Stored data

#include "direct_factor_kernels.hpp"
#include "direct_dense_kernels.hpp"
#include "direct_level_kernels.hpp"
#include "direct_sn_kernels.hpp"
#include "direct_sndense_kernels.hpp"

// ... 19 lines not shown
  double *Sinv = nullptr;
  int ldD = 0;
  std::vector<char> long_rows;
  size_t w_half = 0;
  std::vector<Step> fwd, bwd;
  long long factorizations = 0;
  bool sn = false;
  Supernodes T;
  DevBuf<int> sn_ptr, sn_piv, perm_s, pinv_s, sn_Fj, sn_Gi, sn_up, sn_waits, sn_pending, sn_ready;
  int *sn_fault = nullptr, *sn_fault_host = nullptr;
  ~LdlFactor() { if (sn_fault_host) (void)hipHostFree(sn_fault_host); }
  bool faulted() const {
    if (!sn_fault_host) return false;
    if (inject_fault) { inject_fault = false; *sn_fault_host = 1; }
    return *(volatile int *)sn_fault_host != 0;
  }
  mutable bool inject_fault = getenv("OSQP_AMD_SNODE_FAULT_TEST") && atoi(getenv("OSQP_AMD_SNODE_FAULT_TEST")) == 1;
  bool sn_tree = false;
  int sn_tree_threads = 1024;
  int sn_tree_grid = 0;
  DevBuf<int> sn_ticket;
  int sn_tree_L0 = 1;
  DevBuf<int64_t> sn_woff, sn_wmap, sn_Fp, sn_Fpos, sn_Gp, sn_Gpos, sn_Fsplit;
  DevBuf<double> sn_Wc, sn_Wr, sn_Fx, sn_Gx, sn_Dinv;
  std::vector<int> sn_lanes_f, sn_lanes_b;
  bool mf = false;
  DevBuf<int> mf_snof, mf_slot, mf_bsz, mf_chp, mf_chl, mf_list, mf_err;
  DevBuf<int64_t> mf_uoff, mf_reloff;
  DevBuf<uint16_t> mf_rel, mf_loc;
  DevBuf<double> mf_U;
  struct MfLaunch { int cls, off, count, fcap; int tile_off = 0, tile_count = 0, chunk_off = 0, chunk_count = 0; };
  std::vector<MfLaunch> mf_launches;
  DevBuf<int64_t> mf_poff;
  DevBuf<double> mf_panel;
  DevBuf<int64_t> mf_ct0;
  DevBuf<int> mf_tiles, mf_chunks, mf_wide, mf_nwide;
  std::vector<int> mfh_chunks;
  std::vector<int64_t> mfh_poff;
  std::vector<char> mf_is_big;
  std::vector<int> mfh_tiles;
  int mf_big_count = 0, mf_big_fmax = 0;
  int mf_fmax = 0;
  bool mf_ok = false;
  int snd_L0 = -1, snd_J0 = -1, snd_q0 = 0, snd_K = 0;
  int snd_nb = 0, snd_nv = 0, snd_ntiles = 0;
  bool snd_vec_mode = false;
// ... 243 lines not shown
      HIP_CHECK(hipHostGetDevicePointer((void **)&sn_fault, sn_fault_host, 0));
    }
    up64(sn_woff, T.woff);
    if (lean) lean_device_lists(q_upper);
    else {
      if (!mf_ok) up64(sn_wmap, T.wmap);
      up64(sn_Fp, T.Fp); up64(sn_Fpos, T.Fpos); up64(sn_Gp, T.Gp); up64(sn_Gpos, T.Gpos); up64(sn_Fsplit, T.Fsplit);
    }
    sn_lanes_f.assign(T.nlev, 1); sn_lanes_b.assign(T.nlev, 1);
    for (int L = 0; L < T.nlev; L++) {
      int64_t ef = 0, eb = 0, rows = 0;
      for (int J = T.lvl_ptr[L]; J < T.lvl_ptr[L + 1]; J++) {
        const int q0 = T.ptr[J], q1 = T.ptr[J + 1];
        ef += T.Fp[q1] - T.Fp[q0]; eb += T.Gp[q1] - T.Gp[q0]; rows += q1 - q0;
      }
      sn_lanes_f[L] = pick((double)ef / (double)std::max<int64_t>(1, rows));
      sn_lanes_b[L] = pick((double)eb / (double)std::max<int64_t>(1, rows));
    }
    std::vector<int> ps(N), pis(N);
    for (int q = 0; q < N; q++) { ps[q] = S.perm[T.piv[q]]; pis[ps[q]] = q; }
    up32(perm_s, ps); up32(pinv_s, pis);
    sn_Wc.alloc(T.woff[T.count]); sn_Wr.alloc(T.woff[T.count]);
    sn_Fx.alloc(std::max<size_t>(1, (size_t)T.Fp[N])); sn_Gx.alloc(std::max<size_t>(1, (size_t)T.Gp[N])); sn_Dinv.alloc(N);
    e.sync();
    std::vector<int64_t>().swap(T.wmap); std::vector<int64_t>().swap(T.Fpos); std::vector<int64_t>().swap(T.Gpos);
    std::vector<int>().swap(T.Fj); std::vector<int>().swap(T.Gi);
  }

  int sn_top_Jt = -1, sn_top_level = -1;
  DevBuf<int64_t> sn_Ftop;
  DevBuf<int> sn_tchp, sn_tchl;
  DevBuf<double> sn_uvec;
  SnTop sn_top_args() const {
    if (sn_top_Jt < 0 || !mf) return SnTop{-1, nullptr, nullptr, nullptr, nullptr, nullptr, nullptr, nullptr, nullptr, nullptr};
    return SnTop{sn_top_Jt, sn_Ftop.get(), sn_tchp.get(), sn_tchl.get(), mf_bsz.get(), mf_reloff.get(), mf_rel.get(), mf_poff.get(), mf_panel.get(), sn_uvec.get()};
  }
  void setup_top() {
    sn_top_Jt = -1; sn_top_level = -1;
    if (!mf || !sn_tree || mf_big_count == 0) return;
    if (getenv("OSQP_AMD_SNODE_TOP") && atoi(getenv("OSQP_AMD_SNODE_TOP")) == 0) return;
    if (snd_K && !(getenv("OSQP_AMD_SNODE_TOP") && atoi(getenv("OSQP_AMD_SNODE_TOP")) == 1)) return;
    int Lt = T.nlev;
    for (int L = T.nlev - 1; L >= std::max(1, sn_tree_L0); L--) {
      bool all = true;
      for (int J = T.lvl_ptr[L]; J < T.lvl_ptr[L + 1] && all; J++) all = mfh_poff[J + 1] > mfh_poff[J] && mfh_bsz[J] <= 4096;
      if (!all) break;
// ... 774 lines not shown
      std::swap(cur, nxt);
    }
    Sinv = cur;
  }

EXERCISE PROMPT
Only the lines from the one containing "for (int J = T.lvl_ptr[L]; J < T.lvl_ptr[L + 1] &&" through the last line of the records should appear, each written out exactly.

RESPONSE BELOW
      for (int J = T.lvl_ptr[L]; J < T.lvl_ptr[L + 1] && all; J++) all = mfh_poff[J + 1] > mfh_poff[J] && mfh_bsz[J] <= 4096;
      if (!all) break;
// ... 774 lines not shown
      std::swap(cur, nxt);
    }
    Sinv = cur;
  }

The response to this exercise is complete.